9. A laser ablation device comprising: a handle portion having proximal and distal openings ; a laser energy transmission mechanism having first and second ends, the first end being extendible through the handle portion, said laser energy transmission mechanism consisting of a laser fiber optic bundle having a cross- section which is approximately between 50 and 20% active during transmission of laser energy; a laser energy generator optically connected to the laser energy transmission mechanism second end; and an advancing mechanism operably connected to the laser energy transmission mechanism, the advancing mechanism being operable to advance the laser energy transmission mechanism through the distal opening of the handle portion at a rate coordinated with the laser generator output to ablate body tissue.

10. A device according to Claim 9, wherein the laser fiber optic bundle includes a plurality of optical fibers, each optical fiber having a coating that surrounds an optical core for maintaining said optical core a predetermined distance from adjacent optical cores.

11. A device according to Claim 9, wherein the laser fiber optic bundle includes a plurality of optical fibers, each optical fiber having an optical core being suspended in a filler for maintaining said optical core a pre-determined distance from adjacent optical cores.

12. A device according to Claim 10, wherein said predetermined distance is approximately 50 um.

13. A device according to Claim 11, wherein said pre- determined distance is approximately 200 um.

14. A method of making a laser fiber optic bundle comprising the steps of : coating a plurality of optical core fibers with epoxy material; and arranging said coated fibers within a sheath to form a laser fiber optic bundle capable of transmitting laser energy from a distal end thereof, said distal end having a cross-sectional area wherein less than 50% of said area is active during transmission of laser energy.

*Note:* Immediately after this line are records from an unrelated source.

# antofuller/jumbo_mae_tpu

Hardware: AMD Instinct MI355X
Metric: pretrain images/sec (whole node) ViT-L/16 224 mask75% at 1/2/4/8 MI355X (higher is better)
Workload: dtype bf16; 1 GPU; model=vit_large_patch16 jumbo-MAE (3 CLS, shared jumbo MLP) + decoder 8x512x16h, global_batch=4096, seq_len=52, decoder_seq_len=199, parallelism=dp1, per_gpu_batch=4096, grad_accum=2, micro_batch=2048, grad_ckpt=False, hip_graph=False, optimizer=adamw(0.9,0.95) wd0.05 warmup-cosine

## Files before the change

jumbo_mae_tpu_amd/csrc/bindings.cpp:

```cpp
#include <torch/extension.h>
#include <c10/hip/HIPStream.h>
#include <hip/hip_runtime.h>

#include <climits>

#include "jm_api.h"

namespace {

hipStream_t stream() { return c10::hip::getCurrentHIPStream().stream(); }

#define CHECK_CUDA(x) TORCH_CHECK((x).is_cuda(), #x " must be a GPU tensor")
#define CHECK_CONTIG(x) TORCH_CHECK((x).is_contiguous(), #x " must be contiguous")
#define CHECK_DT(x, d) TORCH_CHECK((x).scalar_type() == (d), #x " has wrong dtype")

const uint16_t* bf(const torch::Tensor& t) { return reinterpret_cast<const uint16_t*>(t.data_ptr()); }
uint16_t* bfm(torch::Tensor& t) { return reinterpret_cast<uint16_t*>(t.data_ptr()); }
uint16_t* bfp(const torch::Tensor& t) { return reinterpret_cast<uint16_t*>(t.data_ptr()); }
const float* fopt(const c10::optional<torch::Tensor>& t) {
  return t.has_value() && t->defined() ? t->data_ptr<float>() : nullptr;
}
float* fopt_m(c10::optional<torch::Tensor>& t) { return t.has_value() && t->defined() ? t->data_ptr<float>() : nullptr; }

void check_rc(int rc, const char* what) { TORCH_CHECK(rc == 0, what, ": unsupported shape (rc=", rc, ")"); }
// ... 1546 lines not shown
  m.def("attn_max_seq", &jm_attn_max_seq);
  m.def("attn_head_dims", &attn_head_dims);
  m.def("attn_fused_bias", &attn_fused_bias, py::arg("S"), py::arg("hd"));
  m.def("attn_dropout", &attn_dropout, py::arg("S"), py::arg("hd"));
  m.def("gemm_tn_wgrad", &gemm_tn_wgrad, py::arg("dy"), py::arg("x"), py::arg("g"), py::arg("store") = false);
  m.def("gemm_tn_wgrad_seg", &gemm_tn_wgrad_seg, py::arg("dys"), py::arg("xs"), py::arg("g"), py::arg("store") = false);
  m.def("zero_ranges", &zero_ranges, "zero float ranges of a flat buffer (one launch)");
  m.def("colsum_add_f32", &colsum_add_f32, "g += x.sum(0) for a row-strided fp32 [rows, n] view");
  m.def("gemm_tn_wgrad_seg_group", &gemm_tn_wgrad_seg_group, py::arg("dys"), py::arg("xs"), py::arg("gs"),
        py::arg("stores") = std::vector<bool>{}, "grouped segmented weight gradients (<= 2 problems)");
  m.def("gemm_tn_wgrad_group", &gemm_tn_wgrad_group, py::arg("dys"), py::arg("xs"), py::arg("gs"),
        py::arg("stores") = std::vector<bool>{}, "grouped weight gradients over one M (<= 4 problems)");
  m.def("gemm_test_force", &jm_gemm_test_force, py::arg("path"), py::arg("rows") = 0,
        "numerics tests only: NT GEMM kernel path 0 = by shape, 1 = 64-deep main loop everywhere, "
        "2 = 4-phase kernels at every M without tail split (rows = forced tile height)");
  m.def("gemm_nt_tiles", &jm_gemm_nt_tiles, py::arg("M"), py::arg("N"), py::arg("K") = 1024, py::arg("epi") = 0,
        py::arg("lda") = 0, "output tiles (workgroups before split-K) of an NT launch");
  m.def(
      "gemm_nt_tail_plan",
      [](int M, int N, int K, int epi, long lda) {
        int r = 0;
        long n = 0;
        const int S = jm_gemm_nt_tail_plan(M, N, K, epi, lda, &r, &n);
        return std::make_pair(S, r);
      },
      py::arg("M"), py::arg("N"), py::arg("K"), py::arg("epi") = 0, py::arg("lda") = 0,
      "(S, tail tiles) of the tail split of an NT launch (S = 0: none); read-only");
  m.def("transpose_bf16_batch", &transpose_bf16_batch);
  m.def("gemm_nt_splitk", &gemm_nt_splitk, py::arg("A"), py::arg("B"), py::arg("bias") = py::none(),
        py::arg("splits") = 8, py::arg("add") = py::none());
// ... 62 lines not shown
```

jumbo_mae_tpu_amd/csrc/common.h:

```cpp
#pragma once
#include <hip/hip_runtime.h>
#include <hip/hip_bf16.h>
#include <stdint.h>

#include "jm_api.h"

#define JM_DEVICE __device__ __forceinline__

typedef __attribute__((ext_vector_type(8))) __bf16 bf16x8_t;
typedef __attribute__((ext_vector_type(4))) float f32x4_t;
typedef __attribute__((ext_vector_type(4))) short s16x4_t;
typedef __attribute__((ext_vector_type(8))) short s16x8_t;
typedef uint16_t bf16_raw;

constexpr int WAVE = 64;

JM_DEVICE float bf2f(uint16_t v) { return __uint_as_float(((uint32_t)v) << 16); }

JM_DEVICE uint32_t drop_hash(uint32_t j, uint64_t seed) {
  uint32_t x = (j + (uint32_t)seed) ^ (uint32_t)(seed >> 32);
  x ^= x >> 16;
  x *= 0x7feb352du;
  x ^= x >> 15;
  x *= 0x846ca68bu;
// ... 95 lines not shown
template <int B>
JM_DEVICE uint32_t gd_put(float d, uint32_t w) { return __builtin_amdgcn_cvt_pk_u8_f32(__builtin_fmaf(d, GD_Q, (float)GD_Z), B, w); }
JM_DEVICE uint2 gd_pack8(const float* d) {
  uint2 v;
  v.x = gd_put<3>(d[3], gd_put<2>(d[2], gd_put<1>(d[1], gd_put<0>(d[0], 0u))));
  v.y = gd_put<3>(d[7], gd_put<2>(d[6], gd_put<1>(d[5], gd_put<0>(d[4], 0u))));
  return v;
}
JM_DEVICE void gd_unpack4(uint32_t w, float s, float* d) {
  d[0] = ((float)(w & 255u) - (float)GD_Z) * s;
  d[1] = ((float)((w >> 8) & 255u) - (float)GD_Z) * s;
  d[2] = ((float)((w >> 16) & 255u) - (float)GD_Z) * s;
  d[3] = ((float)(w >> 24) - (float)GD_Z) * s;
}

template <int CTRL>
JM_DEVICE float dpp_mov(float v) {
  return __builtin_bit_cast(float, __builtin_amdgcn_update_dpp(0, __builtin_bit_cast(int, v), CTRL, 0xF, 0xF, true));
}

template <int CTRL>
JM_DEVICE uint32_t dpp_mov_u32(uint32_t v) {
  return (uint32_t)__builtin_amdgcn_update_dpp(0, (int)v, CTRL, 0xF, 0xF, true);
}

JM_DEVICE float row16_sum(float v) {
  v += dpp_mov<0xB1>(v);
  v += dpp_mov<0x4E>(v);
  v += dpp_mov<0x141>(v);
  v += dpp_mov<0x140>(v);
// ... 111 lines not shown
```

jumbo_mae_tpu_amd/csrc/gemm.hip:

```cpp
#include <type_traits>

#include "common.h"
#include "jm_api.h"

namespace {

constexpr int BM = 256, BN = 256;
constexpr size_t GEMM_SMEM = 128 * 1024;

typedef __attribute__((address_space(3))) void lds_void_t;

JM_DEVICE __amdgpu_buffer_rsrc_t make_rsrc(const uint16_t* base, long bytes) {
  const int n = bytes >= 0xffffffffL ? -1 : (int)bytes;
  return __builtin_amdgcn_make_buffer_rsrc((void*)base, (short)0, n, 0x00020000);
}

JM_DEVICE void blds16(__amdgpu_buffer_rsrc_t r, uint32_t voff, uint32_t soff, uint16_t* l) {
  __builtin_amdgcn_raw_ptr_buffer_load_lds(r, (lds_void_t*)(l), 16, voff, soff, 0, 0);
}

JM_DEVICE bf16x8_t lds8(const uint16_t* p) { return *reinterpret_cast<const bf16x8_t*>(p); }
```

15. A method of making a laser fiber optic bundle comprising the steps of: providing a plurality of longitudinally disposed optical fibers; and surrounding the fibers with a filler material, said filler material being selected from the group consisting of epoxy and powdered glass; wherein a complete cross-section of the longitudinally disposed fibers and filler yields a cross- sectional area that has less than 50% active transmission of laser energy during use.